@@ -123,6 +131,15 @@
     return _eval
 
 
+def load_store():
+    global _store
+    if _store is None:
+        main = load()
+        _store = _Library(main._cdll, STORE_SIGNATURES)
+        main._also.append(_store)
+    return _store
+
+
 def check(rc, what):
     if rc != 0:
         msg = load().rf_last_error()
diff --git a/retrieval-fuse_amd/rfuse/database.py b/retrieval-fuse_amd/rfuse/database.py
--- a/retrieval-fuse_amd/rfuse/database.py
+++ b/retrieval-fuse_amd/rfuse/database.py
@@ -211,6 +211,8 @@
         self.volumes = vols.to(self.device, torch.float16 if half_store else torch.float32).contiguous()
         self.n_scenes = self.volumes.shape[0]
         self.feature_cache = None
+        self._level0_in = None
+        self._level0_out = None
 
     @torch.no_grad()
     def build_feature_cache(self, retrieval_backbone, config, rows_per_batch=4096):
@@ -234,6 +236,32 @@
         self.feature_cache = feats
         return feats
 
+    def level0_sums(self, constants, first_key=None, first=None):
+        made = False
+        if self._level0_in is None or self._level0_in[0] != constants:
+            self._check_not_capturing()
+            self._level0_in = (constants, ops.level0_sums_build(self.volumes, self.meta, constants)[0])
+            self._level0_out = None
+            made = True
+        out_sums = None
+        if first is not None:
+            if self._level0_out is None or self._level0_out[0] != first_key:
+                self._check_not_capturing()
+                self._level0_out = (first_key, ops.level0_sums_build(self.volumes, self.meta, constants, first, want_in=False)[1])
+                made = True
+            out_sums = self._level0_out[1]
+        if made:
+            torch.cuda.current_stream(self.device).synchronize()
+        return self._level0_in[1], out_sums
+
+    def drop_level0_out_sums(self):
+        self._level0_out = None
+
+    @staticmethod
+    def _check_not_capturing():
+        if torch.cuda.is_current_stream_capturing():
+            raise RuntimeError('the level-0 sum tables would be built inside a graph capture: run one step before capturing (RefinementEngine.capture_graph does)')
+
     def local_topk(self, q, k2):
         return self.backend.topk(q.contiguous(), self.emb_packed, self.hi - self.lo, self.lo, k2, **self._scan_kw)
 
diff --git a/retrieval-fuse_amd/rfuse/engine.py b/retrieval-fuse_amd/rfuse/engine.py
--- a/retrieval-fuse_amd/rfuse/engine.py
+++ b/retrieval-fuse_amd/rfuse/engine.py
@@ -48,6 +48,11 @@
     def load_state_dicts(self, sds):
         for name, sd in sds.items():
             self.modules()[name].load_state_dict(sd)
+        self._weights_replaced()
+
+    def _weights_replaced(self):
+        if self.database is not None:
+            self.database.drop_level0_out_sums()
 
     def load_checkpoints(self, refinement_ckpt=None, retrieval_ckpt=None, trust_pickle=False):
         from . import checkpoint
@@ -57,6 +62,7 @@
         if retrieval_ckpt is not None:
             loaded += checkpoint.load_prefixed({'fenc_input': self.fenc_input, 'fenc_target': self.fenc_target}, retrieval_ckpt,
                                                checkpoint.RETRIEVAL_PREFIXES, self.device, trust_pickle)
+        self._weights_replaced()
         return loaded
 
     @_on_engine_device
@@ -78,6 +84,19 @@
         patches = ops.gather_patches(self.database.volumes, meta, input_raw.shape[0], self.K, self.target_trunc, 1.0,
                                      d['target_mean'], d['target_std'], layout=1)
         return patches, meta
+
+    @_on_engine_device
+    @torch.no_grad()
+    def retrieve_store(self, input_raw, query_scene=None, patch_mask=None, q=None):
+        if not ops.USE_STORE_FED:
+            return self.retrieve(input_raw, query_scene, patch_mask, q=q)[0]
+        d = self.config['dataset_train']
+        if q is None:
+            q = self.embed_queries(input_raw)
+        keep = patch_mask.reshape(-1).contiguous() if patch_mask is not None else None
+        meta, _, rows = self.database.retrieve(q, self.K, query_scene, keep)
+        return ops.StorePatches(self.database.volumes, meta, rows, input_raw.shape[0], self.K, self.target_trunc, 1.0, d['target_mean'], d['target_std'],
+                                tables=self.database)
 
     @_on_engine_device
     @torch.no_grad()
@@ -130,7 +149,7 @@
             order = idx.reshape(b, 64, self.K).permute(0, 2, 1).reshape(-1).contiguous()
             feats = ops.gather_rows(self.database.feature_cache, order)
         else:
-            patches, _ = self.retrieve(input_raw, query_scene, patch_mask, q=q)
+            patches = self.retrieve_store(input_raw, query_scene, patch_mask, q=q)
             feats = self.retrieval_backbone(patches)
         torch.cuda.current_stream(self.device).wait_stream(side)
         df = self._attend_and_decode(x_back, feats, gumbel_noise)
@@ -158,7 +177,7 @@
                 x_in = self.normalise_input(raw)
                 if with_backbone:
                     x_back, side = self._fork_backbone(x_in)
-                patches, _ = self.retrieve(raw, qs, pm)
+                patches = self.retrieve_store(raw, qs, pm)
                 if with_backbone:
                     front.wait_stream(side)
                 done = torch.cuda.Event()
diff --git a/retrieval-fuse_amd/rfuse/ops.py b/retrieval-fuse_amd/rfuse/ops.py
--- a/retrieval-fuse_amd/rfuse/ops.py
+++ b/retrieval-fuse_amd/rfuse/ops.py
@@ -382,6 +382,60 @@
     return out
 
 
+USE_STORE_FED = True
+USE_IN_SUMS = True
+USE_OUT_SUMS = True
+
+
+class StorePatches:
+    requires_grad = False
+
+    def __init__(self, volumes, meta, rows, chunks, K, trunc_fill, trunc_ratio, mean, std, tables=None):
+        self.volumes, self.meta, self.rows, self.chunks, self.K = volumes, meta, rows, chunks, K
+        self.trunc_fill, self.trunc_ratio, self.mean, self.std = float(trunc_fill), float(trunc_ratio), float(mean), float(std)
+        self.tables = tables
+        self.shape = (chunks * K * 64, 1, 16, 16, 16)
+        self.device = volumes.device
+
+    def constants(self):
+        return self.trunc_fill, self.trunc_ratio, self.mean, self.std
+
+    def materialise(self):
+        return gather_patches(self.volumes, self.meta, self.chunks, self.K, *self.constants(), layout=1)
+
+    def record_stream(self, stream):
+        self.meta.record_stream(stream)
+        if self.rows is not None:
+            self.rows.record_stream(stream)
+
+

• • • • •

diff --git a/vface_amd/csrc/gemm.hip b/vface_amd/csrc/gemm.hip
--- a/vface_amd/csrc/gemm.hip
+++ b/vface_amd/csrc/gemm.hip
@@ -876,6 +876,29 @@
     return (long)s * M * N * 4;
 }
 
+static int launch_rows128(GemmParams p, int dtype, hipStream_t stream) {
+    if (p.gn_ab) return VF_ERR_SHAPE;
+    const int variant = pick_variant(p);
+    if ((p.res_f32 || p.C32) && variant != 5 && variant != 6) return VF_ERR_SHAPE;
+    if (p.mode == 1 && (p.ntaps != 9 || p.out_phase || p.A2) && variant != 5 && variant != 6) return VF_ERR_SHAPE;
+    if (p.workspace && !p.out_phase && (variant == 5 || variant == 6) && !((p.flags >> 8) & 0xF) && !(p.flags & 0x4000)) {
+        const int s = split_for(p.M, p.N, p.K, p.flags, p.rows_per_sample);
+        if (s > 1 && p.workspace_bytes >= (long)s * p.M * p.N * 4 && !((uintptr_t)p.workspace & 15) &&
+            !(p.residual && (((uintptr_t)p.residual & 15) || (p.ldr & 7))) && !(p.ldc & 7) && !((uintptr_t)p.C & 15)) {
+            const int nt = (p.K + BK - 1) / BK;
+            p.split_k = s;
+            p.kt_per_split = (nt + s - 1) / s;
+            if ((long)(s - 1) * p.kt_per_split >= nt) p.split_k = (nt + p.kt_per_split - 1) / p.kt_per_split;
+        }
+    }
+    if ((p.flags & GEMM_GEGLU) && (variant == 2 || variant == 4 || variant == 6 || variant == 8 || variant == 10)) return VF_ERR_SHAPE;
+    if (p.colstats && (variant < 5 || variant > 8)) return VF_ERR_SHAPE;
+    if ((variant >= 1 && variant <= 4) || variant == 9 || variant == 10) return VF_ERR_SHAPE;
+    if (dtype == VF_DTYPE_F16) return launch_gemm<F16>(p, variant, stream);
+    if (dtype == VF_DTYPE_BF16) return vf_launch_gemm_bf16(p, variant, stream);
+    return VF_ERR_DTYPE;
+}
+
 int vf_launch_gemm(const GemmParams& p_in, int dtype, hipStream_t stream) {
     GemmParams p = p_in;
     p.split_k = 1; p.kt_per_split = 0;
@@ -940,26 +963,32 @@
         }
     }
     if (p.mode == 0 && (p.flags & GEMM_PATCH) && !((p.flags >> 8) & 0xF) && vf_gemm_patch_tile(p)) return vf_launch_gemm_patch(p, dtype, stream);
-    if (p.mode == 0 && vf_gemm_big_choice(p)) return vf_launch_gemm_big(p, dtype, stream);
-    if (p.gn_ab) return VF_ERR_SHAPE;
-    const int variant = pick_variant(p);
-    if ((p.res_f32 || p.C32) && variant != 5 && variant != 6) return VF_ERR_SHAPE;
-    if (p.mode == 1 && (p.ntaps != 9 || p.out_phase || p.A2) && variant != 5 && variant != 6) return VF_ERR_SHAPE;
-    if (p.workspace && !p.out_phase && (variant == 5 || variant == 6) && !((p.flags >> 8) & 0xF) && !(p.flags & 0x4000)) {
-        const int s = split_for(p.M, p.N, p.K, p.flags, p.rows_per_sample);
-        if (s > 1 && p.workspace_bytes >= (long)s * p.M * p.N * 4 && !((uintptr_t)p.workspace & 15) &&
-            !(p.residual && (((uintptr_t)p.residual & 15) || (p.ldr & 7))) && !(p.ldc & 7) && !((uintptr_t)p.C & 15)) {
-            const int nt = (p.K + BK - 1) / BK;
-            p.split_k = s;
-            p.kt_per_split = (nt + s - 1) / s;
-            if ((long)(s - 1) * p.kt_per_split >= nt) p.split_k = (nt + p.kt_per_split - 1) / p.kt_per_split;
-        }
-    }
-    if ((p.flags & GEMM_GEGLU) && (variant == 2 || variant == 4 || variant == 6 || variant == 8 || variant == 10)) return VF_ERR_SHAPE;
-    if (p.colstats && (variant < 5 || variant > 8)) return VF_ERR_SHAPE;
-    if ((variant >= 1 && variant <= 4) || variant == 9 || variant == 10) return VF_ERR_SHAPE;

• • • • •

Retype word for word everything in the listing above from the line that holds "if self.database is" down to the line that holds "-57,6 +62,7 @@". Keep both end lines and leave out the rest.

+        if self.database is not None:
+            self.database.drop_level0_out_sums()
 
     def load_checkpoints(self, refinement_ckpt=None, retrieval_ckpt=None, trust_pickle=False):
         from . import checkpoint
@@ -57,6 +62,7 @@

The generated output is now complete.